START The input

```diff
@@ -86,14 +94,24 @@
       if (threadIdx.x == 0) { task_sh[par ^ 1][0] = more ? wn : -1; task_sh[par ^ 1][1] = tn; }
     }
     if (threadIdx.x == kWave) ctr_sh = 0;
-    const int v0 = t * tv.R;
-    const int nr = (tv.V - v0) < tv.R ? (tv.V - v0) : tv.R;
+    const int v0 = t * R;
+    const int nr = (tv.V - v0) < R ? (tv.V - v0) : R;
     const int2* rows = tv.rowtab + ((i64)w * tv.V + v0);
-    for (int i = g; i < nr; i += G) {
-      const int2 r = rows[i];
-      const i64 arow = tv.vr_row[v0 + i];
-      if (((unsigned)r.y >> 16) != 0) lds[i * L + l] = ld4(A, arow * L + l);
-    }
+    {
+      const int mine = g + l * G;
+      int ey = 0, ar = 0;
+      if (l < RPG && mine < nr) {
+        ey = rows[mine].y;
+        ar = tv.vr_row[v0 + mine];
+      }
+      float4* const wave_rows = lds + (threadIdx.x / kWave) * (kWave / L) * L;
+      static_for<RPG>([&](auto jc) {
+        constexpr int j = decltype(jc)::value;
+        const i64 arow = group_bcast<L, j>(ar);
+        if (((unsigned)group_bcast<L, j>(ey) >> 16) != 0) ld16_to_lds(A + (arow * L + l) * 4, wave_rows + j * G * L);
+      });
+    }
+    wait_vmem();
     __syncthreads();
     if (threadIdx.x >= NT - kWave) {
       const int wn = task_sh[par ^ 1][0], tn = task_sh[par ^ 1][1];
@@ -117,8 +135,8 @@
             if (at < nd.w) tch[3 + q] = tv.slotw[(i64)nd.z + at];
           }
           if (lane * 32 < nd.y) tch[8] = tv.bstart[nd.x + lane * 32];
-          const int vn = tn * tv.R;
-          const int nrn = (tv.V - vn) < tv.R ? (tv.V - vn) : tv.R;
+          const int vn = tn * R;
+          const int nrn = (tv.V - vn) < R ? (tv.V - vn) : R;
           if (lane * 16 < nrn) tch[9] = tv.rowtab[(i64)wn * tv.V + vn + lane * 16].x;
           if (lane * 32 < nrn) tch[10] = tv.vr_row[vn + lane * 32];
           asm volatile("; touched %0 %1 %2 %3 %4 %5 %6 %7 %8 %9 %10" ::"v"(tch[0]), "v"(tch[1]), "v"(tch[2]), "v"(tch[3]),
@@ -136,6 +154,8 @@
       } else {
         pt = tv.parts[p];
       }
+      pt = make_int4(__builtin_amdgcn_readfirstlane(pt.x), __builtin_amdgcn_readfirstlane(pt.y),
+                     __builtin_amdgcn_readfirstlane(pt.z), __builtin_amdgcn_readfirstlane(pt.w));
       const int nb = (pt.y + 15) >> 4;
       int b = next_batch();
       int rw = 0, bs = 0;
@@ -177,13 +197,16 @@
         }
         b = bn;
       }
+      int2 ent = make_int2(0, 0);
+      if (l < RPG && g + l * G < pt.w) ent = rows[pt.z + g + l * G];
       __syncthreads();
       if (threadIdx.x == kWave) ctr_sh = 0;
-      for (int i = pt.z + g; i < pt.z + pt.w; i += G) {
-        const int2 r = rows[i];
-        const int len = (int)((unsigned)r.y >> 16), off = r.y & 0xffff;
-        for (int x = l; x < len; x += L) __builtin_nontemporal_store(res[off + x], y + ((i64)r.x + x));
-      }
+      static_for<RPG>([&](auto kc) {
+        constexpr int k = decltype(kc)::value;
+        const int first = group_bcast<L, k>(ent.x), ry = group_bcast<L, k>(ent.y);
+        const int len = (int)((unsigned)ry >> 16), off = ry & 0xffff;
+        for (int x = l; x < len; x += L) __builtin_nontemporal_store(res[off + x], y + ((i64)first + x));
+      });
       if (p + 1 < p1) __syncthreads();
     }
     par ^= 1;
diff --git a/include/graphop_hip.h b/include/graphop_hip.h
--- a/include/graphop_hip.h
+++ b/include/graphop_hip.h
@@ -58,6 +58,7 @@
 GRAPHOP_API int graphop_tune_get(const char* key, int* value);
 GRAPHOP_API const char* graphop_tune_key(int i);
 GRAPHOP_API int64_t graphop_memory_bytes(void);
+GRAPHOP_API int graphop_sddmm_tile_cap(int rows);
 
 typedef void* (*graphop_alloc_fn)(size_t bytes, int device, void* stream);
 typedef void (*graphop_free_fn)(void* ptr);
```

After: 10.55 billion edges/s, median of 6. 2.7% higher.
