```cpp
template <bool NF>
__device__ inline uint32_t edge_classify(uint32_t rec, uint32_t slice, int u) {
  const uint32_t bs = rec & 3u, qp = (rec >> 2) & 127u;
  const uint32_t p_nf = NF ? (rec >> 9) & 1u : 0u, q_nf = NF ? (rec >> 10) & 1u : 0u;
  const uint32_t e = (uint32_t)u | (bs << 8) | (p_nf << 10) | (q_nf << 11) | ((qp + 32u) << 12) | (slice << 20);
  return bs ? e : 0u;
}

__device__ inline void push_units(uint32_t (&list)[3][64], int32_t (&count)[4], uint32_t rec, int t) {
  const unsigned long long m = __ballot(rec != 0u);
  const int wave = t >> 6, lane = t & 63;
  if (rec != 0u) list[wave][__popcll(m & ((1ull << lane) - 1ull))] = rec;
  if (lane == 0) count[wave] = __popcll(m);
}
__device__ inline uint32_t pop_unit(const uint32_t (&list)[3][64], const int32_t (&count)[4], int t) {
  const int c0 = count[0], c1 = count[1], c2 = count[2];
  if (t < c0) return list[0][t];
  if (t < c0 + c1) return list[1][t - c0];
  if (t < c0 + c1 + c2) return list[2][t - c0 - c1];
  return 0u;
}

template <int DIR, bool NF>
__device__ inline void edge_apply(const FPic& P, FilterLds& L, int x0, int y0, uint32_t rec) {
  if (rec == 0u) return;
  const int u = rec & 0xff, bs = (rec >> 8) & 3, qp = (int)((rec >> 12) & 0xff) - 64, slice = rec >> 20;
  const bool p_nf = NF && ((rec >> 10) & 1), q_nf = NF && ((rec >> 11) & 1);
  const int x = DIR == 0 ? x0 + 8 * (u % 9) : x0 - 4 + 4 * (u % 18);
  const int y = DIR == 0 ? y0 - 4 + 4 * (u / 9) : y0 + 8 * (u / 18);
  const SliceLf sl = slice == 0 ? P.s0 : slice_lf(P.slices + slice);
  const int tc_off = sl.tc_off, beta_off = sl.beta_off;
  int16_t* base = &L.y[y - (y0 - 4)][x - (x0 - 8)];
  uint32_t a[8], b[8];
  if (DIR == 0) {
    uint32_t r[4][4];
#pragma unroll
    for (int i = 0; i < 4; i++) {
      const u32x2 lo = *reinterpret_cast<const u32x2*>(base + i * kYW - 4), hi = *reinterpret_cast<const u32x2*>(base + i * kYW);
      r[i][0] = lo.x; r[i][1] = lo.y; r[i][2] = hi.x; r[i][3] = hi.y;
    }
    rows_to_pairs(r[0], r[1], a);
    rows_to_pairs(r[2], r[3], b);
  } else {
#pragma unroll
    for (int k = 0; k < 8; k++) {
      const u32x2 v = *reinterpret_cast<const u32x2*>(base + (k - 4) * kYW);
      a[k] = v.x; b[k] = v.y;
    }
  }
  filter_luma_unit(a, b, bs, qp, tc_off, beta_off, P.bd(0), p_nf, q_nf);
  if (DIR == 0) {
    uint32_t r[4][4];
    pairs_to_rows(a, r[0], r[1]);
    pairs_to_rows(b, r[2], r[3]);
#pragma unroll
    for (int i = 0; i < 4; i++) {
      *reinterpret_cast<u32x2*>(base + i * kYW - 4) = (u32x2){r[i][0], r[i][1]};
      *reinterpret_cast<u32x2*>(base + i * kYW) = (u32x2){r[i][2], r[i][3]};
    }
  } else {
#pragma unroll
    for (int k = 1; k < 7; k++) *reinterpret_cast<u32x2*>(base + (k - 4) * kYW) = (u32x2){a[k], b[k]};
  }
  if (bs == 2 && ((DIR == 0 ? x : y) & 15) == 0 && !P.mono) {
    const int maxc = (1 << P.bd(1)) - 1;
#pragma unroll
    for (int comp = 1; comp < 3; comp++) {
      const int tc = chroma_tc(qp, comp == 1 ? sl.cb_off : sl.cr_off, tc_off, P.bd(comp));
      int16_t* cb = &L.c[comp - 1][(y >> 1) - ((y0 >> 1) - 2)][(x >> 1) - ((x0 >> 1) - 8)];
#pragma unroll
      for (int i = 0; i < 2; i++) {
        int16_t* s = DIR == 0 ? cb + i * kCW : cb + i;
        const int o = DIR == 0 ? 1 : kCW;
        const int m2 = (uint16_t)s[-2 * o], m3 = (uint16_t)s[-o], m4 = (uint16_t)s[0], m5 = (uint16_t)s[o];
        const int delta = clip3(-tc, tc, ((((m4 - m3) << 2) + m2 - m5 + 4) >> 3));
        if (!p_nf) s[-o] = (int16_t)clip3(0, maxc, m3 + delta);
        if (!q_nf) s[0] = (int16_t)clip3(0, maxc, m4 - delta);
      }
    }
  }
}

}

template <bool NF>
__global__ void __launch_bounds__(256) k_filter_fused(const PicDev* __restrict__ pics, Batch b, int tiles_x, int tiles) {
  __shared__ FilterLds L;
  int slot, lb;
  if (!xcd_remap(blockIdx.x, b.n, tiles, slot, lb)) return;
  const FPic P = pic_state(pics + b.pic[slot]);
  __builtin_amdgcn_sched_barrier(0);
  const int x0 = (lb % tiles_x) * kTW, y0 = (lb / tiles_x) * kTH;
  const int t = threadIdx.x;
  const int l2 = P.log2ctu, p0 = P.pitch[0], p1 = P.pitch[1];
  const int vx = x0 + 8 * (t % 9), vy = y0 - 4 + 4 * (t / 9), hx = x0 - 4 + 4 * (t % 18), hy = y0 + 8 * (t / 18);
  const bool vin = t < kUnits && vy >= 0 && vx < P.width && vy < P.height, hin = t < kUnits && hx >= 0 && hx < P.width && hy < P.height;
  const int ecw = P.grid_w >> 1, ex0 = (x0 >> 3) - 1, ey0 = (y0 >> 3) - 1;
  const Span se(reinterpret_cast<const char*>(P.edges) + ((ptrdiff_t)ey0 * ecw + ex0) * (ptrdiff_t)sizeof(EdgeRec), (uint32_t)((9 * ecw + 10) * (int)sizeof(EdgeRec)));
  const uint32_t ev = se.load_u16(se.at(vin, (uint32_t)((((vy >> 3) - ey0) * ecw + (vx >> 3) - ex0) * 8 + ((vy >> 2) & 1) * 2)));
  const uint32_t eh = se.load_u16(se.at(hin, (uint32_t)((((hy >> 3) - ey0) * ecw + (hx >> 3) - ex0) * 8 + 4 + ((hx >> 2) & 1) * 2)));
  const int sx0 = (x0 - 8) >> l2, sy0 = (y0 - 8) >> l2;
  const Span ss(reinterpret_cast<const char*>(P.slice_idx) + ((ptrdiff_t)sy0 * P.ctus_w + sx0) * 2,
                P.slice_idx ? (uint32_t)(((((y0 + 64) >> l2) - sy0) * P.ctus_w + ((x0 + 64) >> l2) - sx0 + 1) * 2) : 0u);
  uint32_t sv = ss.load_u16(ss.at(vin, (uint32_t)((((vy >> l2) - sy0) * P.ctus_w + (vx >> l2) - sx0) * 2)));
  uint32_t sh = ss.load_u16(ss.at(hin, (uint32_t)((((hy >> l2) - sy0) * P.ctus_w + (hx >> l2) - sx0) * 2)));
  constexpr int VPR = kYC / 8, VPC = 2 * kCC / 8;
  static_assert(kYH * VPR > 512 && kYH * VPR <= 768 && kCH * VPC > 256 && kCH * VPC <= 512, "three rounds of luma vectors, two of chroma");
  const int yr0 = t / VPR, yv0 = t % VPR, yr1 = (t + 256) / VPR, yv1 = (t + 256) % VPR, yr2 = (t + 512) / VPR, yv2 = (t + 512) % VPR;
  const int ur0 = t / VPC, uv0 = t % VPC, ur1 = (t + 256) / VPC, uv1 = (t + 256) % VPC;
  const bool yin2 = t + 512 < kYH * VPR, uin1 = t + 256 < kCH * VPC;
  const Span sy(P.rec[0] + ((ptrdiff_t)(y0 - 4) * p0 + (x0 - 8)), (uint32_t)(((kYH - 1) * p0 + kYC) * 2));
  const Span sc(P.rec[1] + ((ptrdiff_t)((y0 >> 1) - 2) * p1 + kCStep * ((x0 >> 1) - 8)), (uint32_t)(((kCH - 1) * p1 + kCStep * kCC) * 2));
  const u32x4 ty0 = sy.load4((uint32_t)((yr0 * p0 + 8 * yv0) * 2));
  const u32x4 ty1 = sy.load4((uint32_t)((yr1 * p0 + 8 * yv1) * 2));
  const u32x4 ty2 = sy.load4(sy.at(yin2, (uint32_t)((yr2 * p0 + 8 * yv2) * 2)));
  const u32x4 tc0 = sc.load4((uint32_t)((ur0 * p1 + 8 * uv0) * 2));
  const u32x4 tc1 = sc.load4(sc.at(uin1, (uint32_t)((ur1 * p1 + 8 * uv1) * 2)));
  const int gx = (t & 7) * 8, gy = t >> 3;
  const int lx = x0 + gx, ly[2] = {y0 + gy, y0 + gy + 32};
  const int ccomp = 1 + (t & 1), ccx = (x0 >> 1) + ((t >> 1) & 3) * 8, ccy = (y0 >> 1) + gy;
  const bool lin[2] = {lx < P.width && ly[0] < P.height, lx < P.width && ly[1] < P.height}, cin = ccx < (P.width >> 1) && ccy < (P.height >> 1);
  const int n64 = 63 >> l2;
  const Span sp(P.saoprm + ((ptrdiff_t)(y0 >> l2) * P.ctus_w + (x0 >> l2)) * 3, (uint32_t)(((n64 * P.ctus_w + n64) * 3 + 3) * (int)sizeof(SaoDev)));
  const uint32_t prow = (uint32_t)(3 * (int)sizeof(SaoDev)) * (uint32_t)P.ctus_w;
  const SaoPrm sl0 = sao_fetch(sp, sp.at(lin[0], (uint32_t)(gy >> l2) * prow + (uint32_t)((gx >> l2) * 3 * (int)sizeof(SaoDev))));
  const SaoPrm sl1 = sao_fetch(sp, sp.at(lin[1], (uint32_t)((gy + 32) >> l2) * prow + (uint32_t)((gx >> l2) * 3 * (int)sizeof(SaoDev))));
  const SaoPrm sc0 = sao_fetch(sp, sp.at(cin, (uint32_t)((2 * gy) >> l2) * prow + (uint32_t)(((((t >> 1) & 3) * 16) >> l2) * 3 + ccomp) * (uint32_t)sizeof(SaoDev)));
  asm volatile("" : "+v"(sv), "+v"(sh));
  if (t < 192) {
    push_units(L.unit[0], L.units[0], edge_classify<NF>(ev, sv, t), t);
    push_units(L.unit[1], L.units[1], edge_classify<NF>(eh, sh, t), t);
  }
  *reinterpret_cast<u32x4*>(&L.y[yr0][8 * yv0]) = ty0;
  *reinterpret_cast<u32x4*>(&L.y[yr1][8 * yv1]) = ty1;
  if (yin2) *reinterpret_cast<u32x4*>(&L.y[yr2][8 * yv2]) = ty2;
  auto put_chroma = [&](int r, int v, const u32x4 c) {
    *reinterpret_cast<u32x2*>(&L.c[0][r][4 * v]) = u32x2{__builtin_amdgcn_perm(c.y, c.x, 0x05040100u), __builtin_amdgcn_perm(c.w, c.z, 0x05040100u)};
    *reinterpret_cast<u32x2*>(&L.c[1][r][4 * v]) = u32x2{__builtin_amdgcn_perm(c.y, c.x, 0x07060302u), __builtin_amdgcn_perm(c.w, c.z, 0x07060302u)};
  };
  put_chroma(ur0, uv0, tc0);
  if (uin1) put_chroma(ur1, uv1, tc1);
  __syncthreads();
  edge_apply<0, NF>(P, L, x0, y0, pop_unit(L.unit[0], L.units[0], t));
  __syncthreads();
  edge_apply<1, NF>(P, L, x0, y0, pop_unit(L.unit[1], L.units[1], t));
  __syncthreads();
  const Span oy(P.sao[0] + ((ptrdiff_t)y0 * p0 + x0), (uint32_t)(((kTH - 1) * p0 + kTW) * 2));
  if (lin[0]) oy.store4((uint32_t)((gy * p0 + gx) * 2), sao_group<kYW, NF>(P, 0, L.y, x0 - 8, y0 - 4, lx, ly[0], sl0));
  if (lin[1]) oy.store4((uint32_t)(((gy + 32) * p0 + gx) * 2), sao_group<kYW, NF>(P, 0, L.y, x0 - 8, y0 - 4, lx, ly[1], sl1));
  if (cin) {
    const u32x4 own = sao_group<kCW, NF>(P, ccomp, L.c[ccomp - 1], (x0 >> 1) - 8, (y0 >> 1) - 2, ccx, ccy, sc0);
    const bool odd = t & 1;
    const uint32_t r0 = (uint32_t)__shfl_xor((int)(odd ? own.x : own.z), 1, 64), r1 = (uint32_t)__shfl_xor((int)(odd ? own.y : own.w), 1, 64);
    const uint32_t cb0 = odd ? r0 : own.x, cb1 = odd ? r1 : own.y, cr0 = odd ? own.z : r0, cr1 = odd ? own.w : r1;
    const u32x4 o = {__builtin_amdgcn_perm(cr0, cb0, 0x05040100u), __builtin_amdgcn_perm(cr0, cb0, 0x07060302u),
                     __builtin_amdgcn_perm(cr1, cb1, 0x05040100u), __builtin_amdgcn_perm(cr1, cb1, 0x07060302u)};
    const Span oc(P.sao[1] + ((ptrdiff_t)(y0 >> 1) * p1 + kCStep * (x0 >> 1)), (uint32_t)(((kTH / 2 - 1) * p1 + kCStep * kTW / 2) * 2));
    oc.store4((uint32_t)((gy * p1 + kCStep * (((t >> 1) & 3) * 8 + (odd ? 4 : 0))) * 2), o);
  }
}

void launch_filter_fused(const PicDev* pics, const Batch& b, int width, int height, bool nofilt, hipStream_t s) {
  const int tiles_x = (width + kTW - 1) / kTW, tiles = tiles_x * ((height + kTH - 1) / kTH);
  dim3 grid((unsigned)xcd_grid(b.n, tiles));
  if (nofilt) hipLaunchKernelGGL(k_filter_fused<true>, grid, dim3(256), 0, s, pics, b, tiles_x, tiles);
  else hipLaunchKernelGGL(k_filter_fused<false>, grid, dim3(256), 0, s, pics, b, tiles_x, tiles);
}

}
```

Baseline: 195,700 Mpixels/s.

## Fuse picture border extension into the fused deblock+SAO filter kernel

Border tiles of the fused filter kernel now write their SAO output back into LDS and replicate edge samples into the picture margins for luma and interleaved chroma. The host then skips the separate extend kernel whenever the fused path ran. This removes one kernel launch and a separate pass over the border memory for each batch. In exchange, border tiles do extra synchronisation and margin stores, and the host-side bookkeeping of the extended flag becomes more involved.

```diff
diff --git a/libhm_amd/csrc/hmgpu_api.hip b/libhm_amd/csrc/hmgpu_api.hip
--- a/libhm_amd/csrc/hmgpu_api.hip
+++ b/libhm_amd/csrc/hmgpu_api.hip
@@ -492,7 +492,8 @@
   return HMGPU_OK;
 }
 
-hmgpu_status run_filter(hmgpu_ctx* c, const Batch& b, int stages) {
+hmgpu_status run_filter(hmgpu_ctx* c, const Batch& b, int stages, bool* fused) {
+  *fused = false;
   bool all_sao = stages == 7 && c->fmt == 1;
   for (int i = 0; i < b.n && all_sao; i++) all_sao = c->pics[b.pic[i]].sao_any;
   if (all_sao) {
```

END The input

→ **What the exercise asks**
Given the data above, which lines hold the string "nofilt"? Return them.

→ **Answer section**
void launch_filter_fused(const PicDev* pics, const Batch& b, int width, int height, bool nofilt, hipStream_t s) {
  if (nofilt) hipLaunchKernelGGL(k_filter_fused<true>, grid, dim3(256), 0, s, pics, b, tiles_x, tiles);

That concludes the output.